• INSTRUCTIONS FOR THE TASK
Report the lines of the data below that contain the string "nsel".

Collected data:
__device__ __forceinline__ int hp_tables(const Sl2Dev &d, const HpSmem &sm, int s, int rows_per_block, int row_found,
                                         int staged_m,
                                         const int *st_feat, const double *st_Hxv, const double *st_Hy,
                                         const double *st_R, const double *st_nu, const Sl2Subpix &sp,
                                         const Sl2Iter &it) {
  const int tid = threadIdx.x;
  const size_t fb = (size_t)s * d.Nmax;
  const bool iter_rows = it.h && staged_m < 0 && row_found == 1;
  const bool iter_pass = iter_rows && it.pass >= 0;
  const bool skip = iter_pass && !(it.pass == 0 ? it.max_it[s] > 0 : it.active[s] != 0);
  const bool relin = iter_rows && it.pass != 0 && it.max_it[s] > 0 && it.iters[s] > 0;
  const double *const tab_h = relin ? it.h : d.h;
  const double *const tab_dxp = relin ? it.Hxp : d.dh_dxp;
  const double *const tab_dy = relin ? it.Hy : d.dh_dy;
  int K;
  if (staged_m >= 0) {
    K = staged_m / 2;
    for (int k = tid; k < K; k += HP_THREADS) sm.mfeat[k] = st_feat[k];
  } else {
    const int nsel = d.nsel[s];
    int feat = -1;
    if (!skip && tid < d.Nmax && tid < nsel) {
      const int i = d.job_feat[fb + tid];
      if (i >= 0 && d.found[fb + i] == row_found) feat = i;
    }
    K = block_gather(feat, sm.mfeat, sm.wcount, (SL2_MAX_MEASURED + 31) / 32);
  }
  const int m = 2 * K;
  if (blockIdx.x == 0 && tid == 0) {
    d.upd_m[s] = m;
    if (staged_m < 0 && row_found == 1) {
      if (!iter_pass) d.nmeas[s] = K;
    } else if (staged_m < 0 && K > 0) {
      d.nmeas[s] += K;
    }
// ... 427 lines not shown
          chol8_inv(dg, sm.Wm, 0, lane);
          __syncwarp();
          {
            double c0 = 0.0, c1 = 0.0;
#pragma unroll
            for (int ks = 0; ks < 2; ++ks)
              dmma884(c0, c1, sm.Wm[lr * UPD_WS + 4 * ks + lc], dg[(4 * ks + lc) * UPD_DS + 8 + lr]);
            __syncwarp();
            *reinterpret_cast<double2 *>(dg + lr * UPD_DS + 8 + 2 * lc) = make_double2(c0, c1);
          }
          __syncwarp();
          {
            double2 cv = *reinterpret_cast<const double2 *>(dg + (8 + lr) * UPD_DS + 8 + 2 * lc);
#pragma unroll
            for (int ks = 0; ks < 2; ++ks) {
              const double v = dg[(4 * ks + lc) * UPD_DS + 8 + lr];
              dmma884(cv.x, cv.y, -v, v);
            }
            *reinterpret_cast<double2 *>(dg + (8 + lr) * UPD_DS + 8 + 2 * lc) = cv;
          }
          __syncwarp();
          chol8_inv(dg, sm.Wm, 8, lane);
          __syncwarp();
          {
            double t0 = 0.0, t1 = 0.0;
#pragma unroll
            for (int ks = 0; ks < 2; ++ks)
              dmma884(t0, t1, dg[(4 * ks + lc) * UPD_DS + 8 + lr], sm.Wm[(4 * ks + lc) * UPD_WS + lr]);
            *reinterpret_cast<double2 *>(dg + (8 + lr) * UPD_DS + 2 * lc) = make_double2(t0, t1);
            __syncwarp();
            double w0 = 0.0, w1 = 0.0;
#pragma unroll
            for (int ks = 0; ks < 2; ++ks)
              dmma884(w0, w1, -sm.Wm[(8 + lr) * UPD_WS + 8 + 4 * ks + lc], dg[(8 + 4 * ks + lc) * UPD_DS + lr]);
            *reinterpret_cast<double2 *>(sm.Wm + (8 + lr) * UPD_WS + 2 * lc) = make_double2(w0, w1);
          }
          __syncwarp();
          if (nbp < UPD_NB)
            for (int e = lane; e < UPD_NB * UPD_NB; e += 32) {
              const int i = e >> 4, j = e & 15;
              if (i >= nbp || j >= nbp) sm.Wm[i * UPD_WS + j] = 0.0;
            }
        }
      } else if (it == 1) {
        if (nbn == 0) continue;
        double c[2][4];
#pragma unroll
        for (int q = 0; q < 2; ++q)
#pragma unroll
          for (int mt = 0; mt < 2; ++mt) {
            const int r = mt * 8 + lr, cc = 8 * q + 2 * lc;
            c[q][2 * mt] = (r < nbn && n0 + cc < width) ? G[(size_t)(n0 + r) * ldg + n0 + cc] : 0.0;
            c[q][2 * mt + 1] = (r < nbn && n0 + cc + 1 < width) ? G[(size_t)(n0 + r) * ldg + n0 + cc + 1] : 0.0;
          }
        double v[CH_D][2];
        const size_t kstride = (size_t)4 * ldg;
        const double *gpre = G + (size_t)lc * ldg + n0 + lr;
        double *mp = mnext + lc * UPD_MS + lr;
        const bool v0 = lr < nbn, v1 = 8 + lr < nbn;
        auto loadv = [&](double *dst) {
          const double x0 = gpre[0], x1 = gpre[8];
          dst[0] = v0 ? -x0 : 0.0;
          dst[1] = v1 ? -x1 : 0.0;
          gpre += kstride;
        };
        auto step = [&](const double *vu) {
          const double a[2] = {vu[0], vu[1]};
          mp[0] = a[0];
          mp[8] = a[1];
          mp += 4 * UPD_MS;
          dmma1684(c[0], a, -a[0]);
          dmma1684(c[1], a, -a[1]);
        };
#pragma unroll
        for (int u = 0; u < CH_D - 1; ++u)
          if (u < nk) loadv(v[u]);
        int kb = 0;
        for (; kb + CH_D <= nk; kb += CH_D) {
#pragma unroll
          for (int u = 0; u < CH_D; ++u) {
            if (kb + u + CH_D - 1 < nk) loadv(v[(u + CH_D - 1) % CH_D]);
            step(v[u]);
          }
        }
#pragma unroll
        for (int q = 0; q < 2; ++q)
#pragma unroll
          for (int mt = 0; mt < 2; ++mt)
            *reinterpret_cast<double2 *>(dnext + (mt * 8 + lr) * CH_DPS + 8 * q + 2 * lc) =
                make_double2(c[q][2 * mt], c[q][2 * mt + 1]);
      } else {
        const int bt = it - 2;
        if (gb == 4) chol_batch<4, 4>(G, ldg, mcur, sm.pan, PW, i0, nbp, nk, ngroups, width, 2 + bt * 4, lr, lc);
        else if (gb == 2) chol_batch<2, 8>(G, ldg, mcur, sm.pan, PW, i0, nbp, nk, ngroups, width, 2 + bt * 2, lr, lc);
        else chol_batch<1, 8>(G, ldg, mcur, sm.pan, PW, i0, nbp, nk, ngroups, width, 2 + bt, lr, lc);
      }
    }
    __syncthreads();
    const int ncol = width - i0;
    for (int e = tid; e < UPD_NB * UPD_NB; e += UPD_THREADS) {
      const int r = e / UPD_NB, cc = e - r * UPD_NB;
      if (r < nbp && cc < nbp && i0 + cc < width)
        G[(size_t)(i0 + r) * ldg + i0 + cc] = (cc >= r) ? sm.dg[r * UPD_DS + cc] : 0.0;
      Wp[(size_t)pidx * 256 + e] = sm.Wm[r * UPD_WS + cc];
      if (r >= nbp || UPD_NB + cc >= ncol) mnext[(i0 + r) * UPD_MS + cc] = 0.0;
    }
    if (tid == 0) s_next = 1;
    {
      double aw[4][2];
#pragma unroll
      for (int mt = 0; mt < 2; ++mt)
#pragma unroll
        for (int ks = 0; ks < 4; ++ks) aw[ks][mt] = sm.Wm[(mt * 8 + lr) * UPD_WS + 4 * ks + lc];
      constexpr int FG = 4;
      for (int gb = 2 + warp; gb * 8 < ncol; gb += FG * (UPD_THREADS / 32)) {
        double c[FG][4];
#pragma unroll
        for (int f = 0; f < FG; ++f) c[f][0] = c[f][1] = c[f][2] = c[f][3] = 0.0;
#pragma unroll
        for (int ks = 0; ks < 4; ++ks) {
          double bv[FG];
#pragma unroll
          for (int f = 0; f < FG; ++f) {
            const int cb = (gb + f * (UPD_THREADS / 32)) * 8 + lr;
            bv[f] = cb < ncol ? sm.pan[(size_t)(4 * ks + lc) * PW + cb] : 0.0;
          }
#pragma unroll
          for (int f = 0; f < FG; ++f) dmma1684(c[f], aw[ks], bv[f]);
        }
#pragma unroll
        for (int f = 0; f < FG; ++f) {
          const int gq = gb + f * (UPD_THREADS / 32);
          const int cc = gq * 8 + 2 * lc;
#pragma unroll
          for (int mt = 0; mt < 2; ++mt) {
            const int r = mt * 8 + lr;
            if (r < nbp && cc < ncol) {
              double *dst = G + (size_t)(i0 + r) * ldg + i0 + cc;
              if (cc + 1 < ncol) *reinterpret_cast<double2 *>(dst) = make_double2(c[f][2 * mt], c[f][2 * mt + 1]);
              else *dst = c[f][2 * mt];
              if (gq < 4) {
                mnext[(i0 + r) * UPD_MS + cc - UPD_NB] = -c[f][2 * mt];
                if (cc + 1 < ncol) mnext[(i0 + r) * UPD_MS + cc + 1 - UPD_NB] = -c[f][2 * mt + 1];
              }
            }
          }
        }
      }
    }
    __syncthreads();
  }
}

__device__ __forceinline__ double c_to_b(const double (&c)[2][2], int ks, int lane) {
  const int lr = lane >> 2, lc = lane & 3;
  const int src = ((4 * (ks & 1) + lc) << 2) | (lr >> 1);
  const double v0 = __shfl_sync(0xffffffffu, c[ks >> 1][0], src);
  const double v1 = __shfl_sync(0xffffffffu, c[ks >> 1][1], src);
  return (lr & 1) ? v1 : v0;
}

template <int NP> struct SolveLayout {
  static constexpr int SPLIT = NP > 13 ? 6 : NP;
  static constexpr int REUSE = NP > 13 ? 4 : NP;
  __host__ __device__ static constexpr int pw(int p) { return 16 * (NP - 1 - p) + 4; }
  __host__ __device__ static constexpr int off_lin(int p0, int p) {
    int o = 0;
    for (int q = p0; q < p; ++q) o += 16 * pw(q);
    return o;
  }
  __host__ __device__ static constexpr int off(int p) { return p < SPLIT ? off_lin(0, p) : off_lin(SPLIT, p); }
  static constexpr int PAN_DOUBLES = off_lin(0, SPLIT < NP - 1 ? SPLIT : NP - 1);
  static constexpr int SMEM_DOUBLES = PAN_DOUBLES + NP * 16 * UPD_WS + NP + (NP & 1) +
                                      2 * SOLVE_MAX_WARPS * 2 * 32 * 2 +
                                      SOLVE_MAX_WARPS * 128;
  static_assert(SPLIT == NP || off_lin(SPLIT, NP - 1) <= off_lin(0, REUSE), "second generation must fit");
};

• SOLUTION BELOW
    const int nsel = d.nsel[s];
    if (!skip && tid < d.Nmax && tid < nsel) {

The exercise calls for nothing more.